As shown in FIG. 5 (b), the boom setting angle θ at the time of starting the payout is as shown in FIG. 5 (b), when the reclaimer 2 is scheduled to start payout, that is, when the wheel 10 is bitten on the first cut stage from the mountain top side. It is an angle formed by the boom 9 and the traveling direction of the fuselage 10.
[0018]
FIG. 3 shows an example of a payout operation by the reclaimer 2, and the shape indicated by the broken line of the mountain 6 is the initial mountain. In this example, the coordinates of one end of the initial mountain peak are (x ₀ , y ₀ , z ₀ ). The position of the wheel 10 is determined by the length of the boom 9, the position of the body 8, the horizontal turning angle γ of the boom 9, and the elevation angle λ, and (x ₀ , y ₀ , z ₀ ) can be expressed as a reference point. . The reclaimer 2 is automatically operated by controlling the position of the foil 10, the foil 10 is rotated, the loose objects are picked up by the bucket 13, and then dispensed.
[0019]
FIG. 4 shows an example in which the mountain 6 is viewed from the side, and the mountain 6 is paid out stepwise from one end (x ₀ , y ₀ , z ₀ ) side of the mountain peak. The bench height h of each cutting stage is substantially equal to the wheel radius r (the length from the rotation center of the foil 10 to the tip of the bucket 13) as shown in FIG. 4 (a). Thus, in this example, it is cut out in five steps. The number of cutting steps is determined by the height Z of the initial mountain peak and the wheel radius r. The bench height h ′ at the lowest level (the fifth level) is represented by Z-4h.
[0020]
In the method of the present invention, the number of cutting stages d is set by d = Z / r (rounding off after the decimal point is preferable, but rounding off or rounding up may be used), and the bench height h from the top to the (d-1) th stage is h≈Z. / D, The bench height h ′ at the d-th stage (lowermost stage) can be set to h ′ = Z− (d−1) h.

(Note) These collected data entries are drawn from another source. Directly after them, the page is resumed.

hipError_t launch_tile_fire(const TileFire& f, int32_t workgroups, hipStream_t s) {
    if (f.n_passes < 1 || f.tbits < kTileBits || f.m.region_bits < f.tbits || f.m.mv) return hipErrorInvalidValue;
    if (f.m.has_dst || f.m.n_src > 0) {
        if (f.m.src_null_mask) return hipErrorInvalidValue;
        const int sub = kTileBits + f.m.region_bits - f.tbits;
        if (!f.m.retry_list && sub > kTileMaxRegionBits) return hipErrorInvalidValue;
        const int64_t nreg = f.m.retry_list ? 1 : (int64_t)1 << sub;
        if ((int64_t)f.m.n_src * nreg > kTileMaxRegions) return hipErrorInvalidValue;
    }
    const dim3 g((unsigned)workgroups), b(kTileFireThreads);
    const bool tab = f.m.has_dst || f.m.n_src > 0;
    if (f.split && !f.merge && !f.sp.next_item) return hipErrorInvalidValue;
    if (f.merge && (!f.split || !f.sp.split_b || !f.sp.n_split)) return hipErrorInvalidValue;
    const bool hot = f.hot && f.split && !f.merge && f.m.val_type >= 0 && f.m.val_type <= 2;
    const int sm = !f.split ? 0 : hot ? 2 : 1;
#define FG_TILE_FIRE_SM(V, TB)                                                     \
    do {                                                                           \
        if (sm == 0) fg_launch((k_tile_fire<V, TB, 0>), g, b, 0, s, f);            \
        else if (sm == 1) fg_launch((k_tile_fire<V, TB, 1>), g, b, 0, s, f);       \
        else fg_launch((k_tile_fire<V, TB, 2>), g, b, 0, s, f);                    \
    } while (0)
#define FG_TILE_FIRE(V)                          \
    do {                                         \
        if (tab) FG_TILE_FIRE_SM(V, true);       \
        else FG_TILE_FIRE_SM(V, false);          \
    } while (0)
    switch (f.m.val_type) {
        case 2: FG_TILE_FIRE(2); break;
        case 1: FG_TILE_FIRE(1); break;
        case 0: FG_TILE_FIRE(0); break;
        default: FG_TILE_FIRE(-1); break;
    }
#undef FG_TILE_FIRE
#undef FG_TILE_FIRE_SM
    return hipGetLastError();
}

constexpr int kTilePlanThreads = 1024;
__global__ __launch_bounds__(kTilePlanThreads) void k_tile_plan(TileFire f) {
    __shared__ uint32_t s_wave[kTilePlanThreads / 64];
    const TileSplit& sp = f.sp;
    const int nb = 1 << (f.tbits - kTileBits);
    const int tid = threadIdx.x;
    const int32_t G = sp.gpre[f.n_passes];
    constexpr int BPT = kMaxTileBuckets / kTilePlanThreads;
    uint32_t kk[BPT], tb[BPT], mine = 0, nitem = 0, nsplit = 0, nchunk = 0;
#pragma unroll
    for (int q = 0; q < BPT; q++) {
        const int bk = tid * BPT + q;
        tb[q] = 0;
        if (bk >= nb) continue;
        for (int pi = 0; pi < f.n_passes; pi++) {
            const TilePass tp = tile_pass(f, pi);
            if (tp.btot) tb[q] += gbl(tp.btot)[(tp.lane << (f.tbits - kTileBits)) | bk];
        }
        mine += tb[q];
    }
    uint32_t lane_total;
    (void)block_exclusive_scan(mine, s_wave, &lane_total);
    const uint64_t chunk = sp.chunk ? (uint64_t)sp.chunk : max((uint64_t)kTileChunk, (uint64_t)lane_total / (uint64_t)nb);
#pragma unroll
    for (int q = 0; q < BPT; q++) {
        const int bk = tid * BPT + q;
        kk[q] = 0;
        if (bk >= nb) continue;
        uint64_t k = tb[q] > chunk ? (tb[q] + chunk - 1) / chunk : 1;
        if (k > (uint64_t)G) k = G > 0 ? (uint64_t)G : 1;
        kk[q] = (uint32_t)k;
        nitem += (uint32_t)k;
        if (k > 1) {
            nsplit++;
            nchunk += (uint32_t)k;
        }
    }
    uint32_t t_item, t_split, t_chunk;
    const uint32_t b_item = block_exclusive_scan(nitem, s_wave, &t_item);
    const uint32_t b_split = block_exclusive_scan(nsplit, s_wave, &t_split);
    const uint32_t b_chunk = block_exclusive_scan(nchunk, s_wave, &t_chunk);
    const bool fits = t_item <= (uint32_t)sp.max_items && t_split <= (uint32_t)sp.max_split;
    if (tid == 0) {
        *sp.n_items = fits ? t_item : 0u;
        *sp.n_split = fits ? t_split : 0u;
        if (!fits) atomicOr(f.m.overflow, 2u);
    }
    if (!fits) return;
    uint32_t it = b_item, si = b_split, ci = b_chunk;
#pragma unroll
    for (int q = 0; q < BPT; q++) {
        const int bk = tid * BPT + q;
        const uint32_t k = kk[q];
        if (k == 0) continue;
        if (k > 1) {
            sp.split_b[si] = bk;
            sp.split_c0[si] = (int32_t)ci;
            sp.split_k[si] = (int32_t)k;
            sp.bfail[bk] = 0u;
            si++;
        }
        for (uint32_t c = 0; c < k; c++) {
            TileItem x;
            x.bucket = bk;
            x.g_lo = k > 1 ? (int32_t)((int64_t)G * c / k) : 0;
            x.g_hi = k > 1 ? (int32_t)((int64_t)G * (c + 1) / k) : G;
            x.part = k > 1 ? (int32_t)(ci + c) : -1;
            sp.items[it + c] = x;
        }
        it += k;
        if (k > 1) ci += k;
    }
}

The foil initial biting position of each stage can be set as in the example of FIG. As shown in FIG. 5A, the wheel initial biting position is the rotation center position of the foil 10 when the bucket of the foil 10 is brought into contact with the pile 6.
[0021]
Consider the following when determining the initial initial bite position from the top of the mountain. That is, the boom setting angle θ at the time of starting to pay out is set to the pile 10 of the wheel 10 so that the foil 10 is bitten on the pile 6 and the wheel 10 is not overloaded when the boom 9 is turned. Preferably, the angle is such that the amount is minimal. The set angle θ is ideally 45 °, and the pile height Z and the bench height h can be determined so that the length of the boom 9 is θ = 45 ° under a certain condition.
[0022]
Since the length of the boom 9 is constant, when θ = 45 °, that is, when the boom angle at the first stage wheel initial biting position is 45 °, the boom angle is 45 ° for the second and subsequent stages. Thus, the foil 10 cannot be eaten.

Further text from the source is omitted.